Comparison of Two Nuclear Magnetic Resonance Spectroscopy Methods for the Measurement of Lipoprotein Particle Concentrations

Biomedicines 2022, 10(7), 1766; https://doi.org/10.3390/biomedicines10071766
by Martin Rief 1, Reinhard Raggam 2, Peter Rief 2, Philipp Metnitz 1, Tatjana Stojakovic 3, Markus Reinthaler 4,5, Marianne Brodmann 2, Winfried März 6, Hubert Scharnagl 6,* and Günther Silbernagel 2
Reviewer 1: Anonymous
Biomedicines 2022, 10(7), 1766; https://doi.org/10.3390/biomedicines10071766
Submission received: 13 May 2022 / Revised: 5 July 2022 / Accepted: 16 July 2022 / Published: 21 July 2022
(This article belongs to the Special Issue Lipid and Lipoprotein Metabolism in Human Health and Diseases)

Round 1

Reviewer 1 Report

 

The authors of the current manuscript aimed to compare two NMR methods to determine lipoprotein particle concentration.
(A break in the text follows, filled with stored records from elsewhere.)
+hipError_t run_step(const aigv_slowfast* sf, const Step& st, int clips, const void* frames, void* feature, hipStream_t s) {
+  const Op& op = sf->ops[st.op[0]];
+  const Op* op1 = st.op[1] >= 0 ? &sf->ops[st.op[1]] : nullptr;
+  switch (op.kind) {
+    case OP_REPACK: {
+      const long hw = (long)sf->H * sf->W, total = (long)clips * (sf->T + sf->Ts) * hw;
+      hipLaunchKernelGGL(sf_repack_kernel, dim3((unsigned)((total + 255) / 256)), dim3(256), 0, s, (const bf16_t*)frames, sf->T, sf->Ts, hw, sf->bufs[B_IN1],
+                         sf->bufs[B_IN0], sf->slow_idx, total);
+      return hipGetLastError();
+    }
+    case OP_CONV:
+      if (op1)
+        return launch_conv_pair(bind_conv(sf, op, clips), op.k_slices, bind_conv(sf, *op1, clips), op1->k_slices, s, sf->d_part, sf->part_floats);
+      return launch_conv(bind_conv(sf, op, clips), s, op.k_slices, sf->d_part, sf->part_floats);
+    case OP_MAXPOOL: {
+      MaxPoolPair q{};
+      q.m[0] = bind_maxpool(sf, op, clips);
+      q.nb0 = (unsigned)((q.m[0].total + 255) / 256);
+      unsigned nb = q.nb0;
+      if (op1) {
+        q.m[1] = bind_maxpool(sf, *op1, clips);
+        nb += (unsigned)((q.m[1].total + 255) / 256);
+      }
+      hipLaunchKernelGGL(sf_maxpool_kernel, dim3(nb), dim3(256), 0, s, q);
+      return hipGetLastError();
+    }
+    case OP_POOL: {
+      PoolPair q{};
+      q.p[0] = bind_pool(sf, op);
+      q.nb0 = (unsigned)((op.C + 31) / 32);
+      unsigned nb = q.nb0;
+      if (op1) {
+        q.p[1] = bind_pool(sf, *op1);
+        nb += (unsigned)((op1->C + 31) / 32);
+      }
+      hipLaunchKernelGGL(sf_pool_kernel, dim3(nb, clips), dim3(256), 0, s, q, (bf16_t*)feature);
+      return hipGetLastError();
+    }
+  }
+  return hipErrorInvalidValue;
+}
+
+int sf_forward(aigv_slowfast* sf, const void* frames, int clips, void* feature, void* stream, bool serial, const char* fn) {
+  if (!sf || !frames || !feature) return sf_fail(AIGV_ERR_ARG, "%s: null argument", fn);
+  if (!sf->finalized) return sf_fail(AIGV_ERR_STATE, "%s: call aigv_slowfast_finalize first", fn);
+  if (clips <= 0 || clips > sf->Bcap) return sf_fail(AIGV_ERR_ARG, "%s: %d clips, capacity %d", fn, clips, sf->Bcap);
+  if (hipSetDevice(sf->device) != hipSuccess) return sf_fail(AIGV_ERR_HIP, "%s: hipSetDevice(%d) failed", fn, sf->device);
+  const size_t n = serial ? sf->ops.size() : sf->steps.size();
+  for (size_t i = 0; i < n; ++i) {
+    const Step st = serial ? Step{{(int)i, -1}} : sf->steps[i];
+    const hipError_t e = run_step(sf, st, clips, frames, feature, (hipStream_t)stream);
+    if (e != hipSuccess) return sf_fail(e == hipErrorInvalidValue ? AIGV_ERR_ARG : AIGV_ERR_HIP, "%s: launch failed: %s", fn, hipGetErrorString(e));
+  }
+  return 0;
 }
 
 }
@@ -492,77 +668,95 @@
   if (sf->finalized) return 0;
   if (hipSetDevice(sf->device) != hipSuccess) return sf_fail(AIGV_ERR_HIP, "hipSetDevice failed");
   sf->ops.clear();
+  sf->steps.clear();
   sf->buf_elems.assign(B_COUNT, 0);
   sf->flops_per_clip = 0;
   Builder bd{sf, {}, {}, {}};
   const int T[2] = {sf->Ts, sf->T};
   const int IN[2] = {B_IN0, B_IN1}, STEM[2] = {B_STEM0, B_STEM1}, X[2][2] = {{B_X00, B_X01}, {B_X10, B_X11}}, A[2] = {B_A0, B_A1},
             Bq[2] = {B_B0, B_B1}, S[2] = {B_S0, B_S1};
+  bool ok = true;
+  auto pair = [&](int i0, int i1) {
+    ok &= i0 >= 0 && i1 >= 0;
+    sf->steps.push_back(Step{{i0, i1}});
+  };
+  auto single = [&](int i) {
+    ok &= i >= 0;
+    sf->steps.push_back(Step{{i, -1}});
+  };
   {
     Op op; op.kind = OP_REPACK;
     sf->ops.push_back(op);
+    single((int)sf->ops.size() - 1);
     bd.need(B_IN0, (size_t)sf->Ts * sf->H * sf->W * 4);
     bd.need(B_IN1, (size_t)sf->T * sf->H * sf->W * 4);
   }
-  bool ok = true;
   int h = 0, w = 0, to = 0;
   int ld[2] = {64 + 16, 8};
+  int stem_op[2], pool_op[2];
   for (int p = 0; p < 2; ++p) {
     const int kt = p ? 5 : 1, cout = p ? 8 : 64;
     const std::string pre = "0.multipathway_blocks." + std::to_string(p);
-    ok &= bd.conv(pre + ".conv", pre + ".norm", IN[p], 8, 8, T[p], sf->H, sf->W, kt, 7, 7, 1, 2, 2, kt / 2, 3, 3, cout, STEM[p], cout, 0, -1, 0, true, &to, &h, &w, true);
+    stem_op[p] = bd.conv(pre + ".conv", pre + ".norm", IN[p], 8, 8, T[p], sf->H, sf->W, kt, 7, 7, 1, 2, 2, kt / 2, 3, 3, cout, STEM[p], cout, 0, -1, 0, true, &to, &h,
+                         &w, true);
     Op mp; mp.kind = OP_MAXPOOL;
     mp.in_buf = STEM[p]; mp.out_buf = X[p][0]; mp.C = cout; mp.T = T[p]; mp.Hi = h; mp.Wi = w;
     mp.Ho = (h + 2 - 3) / 2 + 1; mp.Wo = (w + 2 - 3) / 2 + 1; mp.ld_out = ld[p];
     bd.need(X[p][0], (size_t)T[p] * mp.Ho * mp.Wo * ld[p]);
     sf->ops.push_back(mp);
+    pool_op[p] = (int)sf->ops.size() - 1;
     if (p == 1) { h = mp.Ho; w = mp.Wo; }
   }
+  pair(stem_op[0], stem_op[1]);
+  pair(pool_op[0], pool_op[1]);
   int sp_h = h, sp_w = w;
-  ok &= bd.conv("0.multipathway_fusion.conv_fast_to_slow", "0.multipathway_fusion.norm", X[1][0], 8, 8, T[1], sp_h, sp_w, 7, 1, 1, 4, 1, 1, 3, 0, 0, 16,
-                X[0][0], ld[0], 64, -1, 0, true, &to, &h, &w);
+  single(bd.conv("0.multipathway_fusion.conv_fast_to_slow", "0.multipathway_fusion.norm", X[1][0], 8, 8, T[1], sp_h, sp_w, 7, 1, 1, 4, 1, 1, 3, 0, 0, 16,
+                 X[0][0], ld[0], 64, -1, 0, true, &to, &h, &w));
   if (to != T[0]) return sf_fail(AIGV_ERR_ARG, "fast->slow fusion yields %d frames, slow pathway has %d", to, T[0]);
   int cur[2] = {0, 0};
   int cin[2] = {80, 8};
   static const int depths[4] = {3, 4, 6, 3};
   for (int s = 0; s < 4; ++s) {
-    int out_h = sp_h, out_w = sp_w;
+    int inner[2], cout[2], ld_out[2], kt_a[2];
     for (int p = 0; p < 2; ++p) {
-      const int inner = (p ? 8 : 64) << s, cout = inner * 4;
-      const int fuse_ch = (s < 3 && p == 0) ? 2 * (32 << s) : 0;
-      const int ld_out = cout + fuse_ch;
-      const int kt_a = (p == 1 || s >= 2) ? 3 : 1;
-      int bh = sp_h, bw = sp_w;
-      for (int blk = 0; blk < depths[s]; ++blk) {
-        const int stv = (blk == 0 && s > 0) ? 2 : 1;
+      inner[p] = (p ? 8 : 64) << s; cout[p] = inner[p] * 4;
+      ld_out[p] = cout[p] + ((s < 3 && p == 0) ? 2 * (32 << s) : 0);
+      kt_a[p] = (p == 1 || s >= 2) ? 3 : 1;
+    }
+    int bh = sp_h, bw = sp_w;
+    for (int blk = 0; blk < depths[s]; ++blk) {
+      const int stv = (blk == 0 && s > 0) ? 2 : 1;
+      int role[2][4] = {{-1, -1, -1, -1}, {-1, -1, -1, -1}};
+      int h2 = 0, w2 = 0;
+      for (int p = 0; p < 2; ++p) {
         const std::string pre = std::to_string(s + 1) + ".multipathway_blocks." + std::to_string(p) + ".res_blocks." + std::to_string(blk) + ".";
         const int xin = X[p][cur[p]], xout = X[p][cur[p] ^ 1];
-        const int c_in = blk == 0 ? cin[p] : cout, ld_in = blk == 0 ? ld[p] : ld_out;
-        int t1, h1, w1, h2, w2;
+        const int c_in = blk == 0 ? cin[p] : cout[p], ld_in = blk == 0 ? ld[p] : ld_out[p];
+        int t1, h1, w1;
         int res_buf = xin, res_ld = ld_in;
         if (blk == 0) {
-          ok &= bd.conv(pre + "branch1_conv", pre + "branch1_norm", xin, ld_in, c_in, T[p], bh, bw, 1, 1, 1, 1, stv, stv, 0, 0, 0, cout, S[p], cout, 0, -1, 0,
-                        false, &t1, &h1, &w1);
-          res_buf = S[p]; res_ld = cout;
+          role[p][0] = bd.conv(pre + "branch1_conv", pre + "branch1_norm", xin, ld_in, c_in, T[p], bh, bw, 1, 1, 1, 1, stv, stv, 0, 0, 0, cout[p], S[p], cout[p],
+                               0, -1, 0, false, &t1, &h1, &w1);
+          res_buf = S[p]; res_ld = cout[p];
         }
-        ok &= bd.conv(pre + "branch2.conv_a", pre + "branch2.norm_a", xin, ld_in, c_in, T[p], bh, bw, kt_a, 1, 1, 1, 1, 1, kt_a / 2, 0, 0, inner, A[p], inner, 0,
-                      -1, 0, true, &t1, &h1, &w1);
-        ok &= bd.conv(pre + "branch2.conv_b", pre + "branch2.norm_b", A[p], inner, inner, T[p], bh, bw, 1, 3, 3, 1, stv, stv, 0, 1, 1, inner, Bq[p], inner, 0, -1,
-                      0, true, &t1, &h2, &w2);
-        ok &= bd.conv(pre + "branch2.conv_c", pre + "branch2.norm_c", Bq[p], inner, inner, T[p], h2, w2, 1, 1, 1, 1, 1, 1, 0, 0, 0, cout, xout, ld_out, 0, res_buf,
-                      res_ld, true, &t1, &h1, &w1);
-        bh = h2; bw = w2;
+        role[p][1] = bd.conv(pre + "branch2.conv_a", pre + "branch2.norm_a", xin, ld_in, c_in, T[p], bh, bw, kt_a[p], 1, 1, 1, 1, 1, kt_a[p] / 2, 0, 0,
+                             inner[p], A[p], inner[p], 0, -1, 0, true, &t1, &h1, &w1);
+        role[p][2] = bd.conv(pre + "branch2.conv_b", pre + "branch2.norm_b", A[p], inner[p], inner[p], T[p], bh, bw, 1, 3, 3, 1, stv, stv, 0, 1, 1, inner[p],
+                             Bq[p], inner[p], 0, -1, 0, true, &t1, &h2, &w2);
+        role[p][3] = bd.conv(pre + "branch2.conv_c", pre + "branch2.norm_c", Bq[p], inner[p], inner[p], T[p], h2, w2, 1, 1, 1, 1, 1, 1, 0, 0, 0, cout[p],
+                             xout, ld_out[p], 0, res_buf, res_ld, true, &t1, &h1, &w1);
         cur[p] ^= 1;
       }
-      cin[p] = ld_out; ld[p] = ld_out;
-      out_h = bh; out_w = bw;
-    }
-    sp_h = out_h; sp_w = out_w;
+      for (int r = blk == 0 ? 0 : 1; r < 4; ++r) pair(role[0][r], role[1][r]);
+      bh = h2; bw = w2;
+    }
+    for (int p = 0; p < 2; ++p) { cin[p] = ld_out[p]; ld[p] = ld_out[p]; }
+    sp_h = bh; sp_w = bw;
     if (s < 3) {
       const int cf = 32 << s, cs = 256 << s;
       const std::string pre = std::to_string(s + 1) + ".multipathway_fusion";
-      ok &= bd.conv(pre + ".conv_fast_to_slow", pre + ".norm", X[1][cur[1]], cf, cf, T[1], sp_h, sp_w, 7, 1, 1, 4, 1, 1, 3, 0, 0, 2 * cf, X[0][cur[0]], ld[0], cs,
-                    -1, 0, true, &to, &h, &w);
+      single(bd.conv(pre + ".conv_fast_to_slow", pre + ".norm", X[1][cur[1]], cf, cf, T[1], sp_h, sp_w, 7, 1, 1, 4, 1, 1, 3, 0, 0, 2 * cf, X[0][cur[0]], ld[0],
+                     cs, -1, 0, true, &to, &h, &w));
     }
   }
   if (!ok) return sf_fail(AIGV_ERR_STATE, "aigv_slowfast_finalize: missing or mis-shaped tensors: %s%s", bd.missing.c_str(), bd.missing.size() >= 400 ? " ..." : "");
@@ -583,6 +777,7 @@
     for (int x = 0; x < sp_w; ++x) op.pw.x[x] = tx[x] / nx;
     sf->ops.push_back(op);
   }
+  pair((int)sf->ops.size() - 2, (int)sf->ops.size() - 1);
   auto dmalloc = [&](void** p, size_t bytes) { return hipMalloc(p, bytes ? bytes : 16); };
   if (dmalloc((void**)&sf->d_w, bd.w.size() * 2) != hipSuccess || dmalloc((void**)&sf->d_b, bd.b.size() * 4) != hipSuccess)
     return sf_fail(AIGV_ERR_ALLOC, "aigv_slowfast_finalize: hipMalloc of %zu weight bytes failed", bd.w.size() * 2);
@@ -595,11 +790,16 @@
     if (hipMalloc((void**)&sf->bufs[i], bytes) != hipSuccess) return sf_fail(AIGV_ERR_ALLOC, "aigv_slowfast_finalize: hipMalloc(%zu) failed", bytes);
     if (hipMemset(sf->bufs[i], 0, bytes) != hipSuccess) return sf_fail(AIGV_ERR_HIP, "hipMemset failed");
   }
+  for (Op& op : sf->ops)
+    if (op.kind == OP_CONV) op.k_slices = conv_k_slices(op.rows_per_clip, op.a.CoutPad, op.a.Kp);
   size_t need = 0;
-  for (Op& op : sf->ops) {
-    if (op.kind != OP_CONV) continue;
-    op.k_slices = conv_k_slices(op.rows_per_clip, op.a.CoutPad, op.a.Kp);
-    if (op.k_slices > 1) need = std::max(need, (size_t)op.k_slices * op.rows_per_clip * sf->Bcap * op.a.Cout);
+  for (const Step& st : sf->steps) {
+    size_t n = 0;
+    for (int i : st.op) {
+      const Op* op = i >= 0 ? &sf->ops[i] : nullptr;
+      if (op && op->kind == OP_CONV && op->k_slices > 1) n += (size_t)op->k_slices * op->rows_per_clip * sf->Bcap * op->a.Cout;
+    }
+    need = std::max(need, n);
   }
   sf->part_floats = need;
   if (sf->part_floats && hipMalloc((void**)&sf->d_part, sf->part_floats * sizeof(float)) != hipSuccess)
@@ -612,46 +812,11 @@
 double aigv_slowfast_flops_per_clip(const aigv_slowfast* sf) { return sf ? sf->flops_per_clip : 0.0; }
 
 int aigv_slowfast_forward(aigv_slowfast* sf, const void* frames_nchw_bf16, int clips, void* feature_bf16, void* stream) {
-  if (!sf || !frames_nchw_bf16 || !feature_bf16) return sf_fail(AIGV_ERR_ARG, "aigv_slowfast_forward: null argument");
-  if (!sf->finalized) return sf_fail(AIGV_ERR_STATE, "aigv_slowfast_forward: call aigv_slowfast_finalize first");
-  if (clips <= 0 || clips > sf->Bcap) return sf_fail(AIGV_ERR_ARG, "aigv_slowfast_forward: %d clips, capacity %d", clips, sf->Bcap);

The topic is interesting, but the manuscript has some major problems.

1.     The two methods performed by the two companies (Numares and LabCorp) are very briefly described and no major differences were highlighted in the Methods Chapter. This is very important since this is the basis of the entire paper. The two companies use two different kits. Thus, it would be proper to name the kits, not the companies. The readers would want to be informed about the performances of the kits, not about a measurement done by a specific company.

2.     Table 1. Which is the size of the LVLDL-p, LLDL-p, SLDL-p, LHDL-p, and SHDL-p? Maybe there is a distinct issue since the differences appear when lipoproteins large and small were determined (i.e. LLDL-p, SLDL-p, SHDL-p).
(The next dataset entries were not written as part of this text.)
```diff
@@ -405,7 +419,7 @@
                     const bool cand = ((fm & (2u << (2 * k))) != 0u) & (gd > 0);
                     const float gdf = cand ? __double2float_rn(gd) : 0.f;
                     gmxf = fmaxf(gmxf, gdf);
-                    const unsigned key = cand ? approx_key(gd, gdf, kvi[k], gcol[g] + q) : 0u;
+                    const unsigned key = cand ? approx_key(gd, gdf, kvi[k], gcol(g) + q) : 0u;
                     const bool gt = key > b1k;
                     b2k = max(b2k, min(b1k, key));
                     b1k = max(b1k, key);
@@ -423,7 +437,6 @@
             if (idx1 == widx && widx != 0u) {
                 red.b_kq[warp] = kq1;
                 red.b_al[warp] = __ldcg(alpha_g + slot_of(k1));
-                red.b_mg[warp] = m_at(slot_of(k1));
             }
             const unsigned fb = __reduce_or_sync(0xffffffffu, (gmxf > epsf ? 1u : 0u) | (gmxf == epsf ? 2u : 0u) | (gmxf > 0.f ? 4u : 0u));
             if (lane == 0) { red.b_k1[warp] = w1; red.b_pf[warp] = widx; red.b_k2[warp] = w2; red.b_fl[warp] = fb; }
@@ -439,7 +452,7 @@
             top2k = __reduce_max_sync(0xffffffffu, (v && bi == pj) ? red.b_k2[lane] : bk);
             {
                 const int wl = __ffs(__ballot_sync(0xffffffffu, v && bi == pj && pj != 0u)) - 1;
-                if (wl >= 0) { k_ij = widen(red.b_kq[wl]); alpha_j = red.b_al[wl]; mg_j = red.b_mg[wl]; }
+                selw = wl;
             }
             if (!(fl & 4u)) return true;
             if (!(fl & 1u)) {
@@ -471,8 +484,8 @@
                 for (int q = 0; q < 4; q++) {
                     const double gd = __dsub_rn(gmax, mv[q]);
                     if ((pv[q] & LF_LOW) && gd > 0) {
-                        if (approx_key(gd, __double2float_rn(gd), kvi[g * 4 + q], gcol[g] + q) >= thrk) {
-                            const double quad = __dsub_rn(__dadd_rn(QDi, QDc(gcol[g] + q)), __dmul_rn(2.0, widen(kvi[g * 4 + q])));
+                        if (approx_key(gd, __double2float_rn(gd), kvi[g * 4 + q], gcol(g) + q) >= thrk) {
+                            const double quad = __dsub_rn(__dadd_rn(QDi, QDc(gcol(g) + q)), __dmul_rn(2.0, widen(kvi[g * 4 + q])));
                             const double g2 = __dmul_rn(gd, gd);
                             const double nod = quad > 0 ? __ddiv_rn(g2, quad) : __ddiv_rn(g2, TAU);
                             if (nod > bestn || (nod == bestn && pv[q] > bidx)) { bestn = nod; bidx = pv[q]; kqb = kvi[g * 4 + q]; }
@@ -485,7 +498,6 @@
             if (bidx == w.idx && w.idx != 0u) {
                 red.x_kq[warp] = kqb;
                 red.x_al[warp] = __ldcg(alpha_g + (int)((bidx >> SLOT_SHIFT) & SLOT_MASK));
-                red.x_mg[warp] = m_at((int)((bidx >> SLOT_SHIFT) & SLOT_MASK));
             }
             if (lane == 0) { red.x_hi[warp] = w.hi; red.x_lo[warp] = w.lo; red.x_pf[warp] = w.idx; }
             __syncthreads();
@@ -494,11 +506,10 @@
             const UArg b = warp_argmax_u(v ? red.x_hi[lane] : 0u, v ? red.x_lo[lane] : 0u, xi);
             pj = b.idx;
             const int wl = __ffs(__ballot_sync(0xffffffffu, v && xi == pj)) - 1;
-            k_ij = widen(red.x_kq[wl]); alpha_j = red.x_al[wl]; mg_j = red.x_mg[wl];
+            selw = 32 + wl;
         }
         const int slot_j = (int)((pj >> SLOT_SHIFT) & SLOT_MASK);
         col_j = slot_col(slot_j);
-        alpha_i = red.al_i;
         return false;
     };
 
@@ -645,6 +656,10 @@
         const bool yi = slot_i < ysplit, yj = slot_j < ysplit;
         if (warp == 0) {
             const double Ci = yi ? Cc : Cneg, Cj = yj ? Cc : Cneg;
+            const double gmax = m_at(slot_i), mg_j = m_at(slot_j);
+            const bool xw = selw >= 32;
+            const double k_ij = widen(xw ? red.x_kq[selw - 32] : red.b_kq[selw]);
+            const double alpha_i = red.al_i, alpha_j = xw ? red.x_al[selw - 32] : red.b_al[selw];
             const double Gi = yi ? -gmax : gmax;
             const double Gj = yj ? -mg_j : mg_j;
             const double QDi = QDc(col_i), QDj = QDc(col_j);
@@ -785,7 +800,7 @@
                 yg[g * 4 + q] = -mv[q]; wv[g * 4 + q] = pv[q];
                 if (pv[q] < PF_INERT) {
                     const double av = __ldcg(alpha_g + s4 + q);
-                    coef[gcol[g] + q] = s4 + q < ysplit ? av : -av;
+                    coef[gcol(g) + q] = s4 + q < ysplit ? av : -av;
                     nsv += av > 0;
                     nbsv += av >= (s4 + q < ysplit ? Cc : Cneg);
                 }
@@ -842,8 +857,7 @@
 template <int NT, int G, bool FAST, bool PROF>
 cudaError_t launch_lean_one(const SmoProblem *probs, const int *order, int n_prob, bool exclusive, cudaStream_t st)
 {
-    constexpr int LCAP = NT * G * 4;
-    const size_t smem = exclusive ? std::max<size_t>((size_t)LCAP * 12, 132 * 1024) : (size_t)LCAP * 12;
+    const size_t smem = exclusive ? std::max<size_t>(lean_smem_bytes<NT, G>(), 132 * 1024) : lean_smem_bytes<NT, G>();
     auto kern = smo_lean_kernel<NT, G, FAST, PROF>;
     cudaError_t e = cudaFuncSetAttribute(kern, cudaFuncAttributeMaxDynamicSharedMemorySize, (int)smem);
     if (e != cudaSuccess) return e;
diff --git a/spark_sklearn_b200/engine.py b/spark_sklearn_b200/engine.py
--- a/spark_sklearn_b200/engine.py
+++ b/spark_sklearn_b200/engine.py
@@ -101,6 +101,8 @@
     L.gs_svc_cluster_count.restype = i32
     L.gs_svc_schedule.argtypes = [vp, i32, i32, vp, vp]
     L.gs_svc_schedule.restype = None
+    L.gs_svc_schedule_sized.argtypes = [vp, i32, i32, vp, vp, vp]
+    L.gs_svc_schedule_sized.restype = None
     for f in ("gs_create", "gs_set_data", "gs_svc", "gs_svc_refit", "gs_ridge", "gs_ridge_refit", "gs_enet", "gs_enet_refit", "gs_set_targets_f64",
               "gs_svr", "gs_svr_refit", "gs_nusvc", "gs_nusvc_refit", "gs_nusvr", "gs_nusvr_refit", "gs_logreg",
               "gs_logreg_refit", "gs_linsvc", "gs_linsvc_refit", "gs_get_profile", "gs_debug_gram", "gs_debug_kernel_matrix",
```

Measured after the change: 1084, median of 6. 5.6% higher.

3.     Tables 2-4 may be replaced by the corresponding Supplemental Figures since those are more illustrative. Tables 2-4 should become Supplemental Tables. However, the Figure legends should be more descriptive (including Figure 1 legend).

4.     The conclusion of the study refers to the reliability of the NMR methods for the measurement of the standard lipids and not for the other lipoprotein particles analyzed. However, NMR is a method that needs complex equipment, and thus I cannot see the advantages to use it to determine the lipoproteins in serum. Detail the advantages and disadvantages and comment on how the harmonization of the two methodologies should be done.  

 

Minor concerns

1.     Why it is noted that overnight fasting is not required? (page 3 Blood sampling)

2.     Mention G instead of rpm for all the centrifugation steps.

3.     Mention which value is considered statistically significant in the Statistical methods for all the methods described.

 

 

Author Response

Please see the attachment.

Author Response File: Author Response.docx

Reviewer 2 Report

The authors presented a method comparison between two RMN methods (Numares vs LabCorp) for the measurements of lipids and lipoprotein concentrations as well as lipoprotein particles in concentration and size. The study is very well conducted in number of samples and parameter comparison. This study is a good approach to understand the clinical significance of Lipoprotein particles as risk factors for CVD.

Minor considerations:

1.- Table 4 and Table 5: the internal correlation analysis is very difficult to interpret in reference with the phrase: “…were consistent except for large LDL particles comparing….”. These results should be detailed to understand what is comparing and which is the data most significant to show.

2.- Figure 1: in the legend the LDL-s and HDL-s should be mentioned.

3.- Supp. Figure 3: It would be recommendable to include this supplementary figure as a Figure 2 and explain these results in the main text to facilitate the total comparison  between both methods.

Author Response

Please see the attachment.

Author Response File: Author Response.docx

Round 2

Reviewer 1 Report

The authors gave pertinent answers and the manuscript was revised, accordingly. The manuscript can be published in its current form.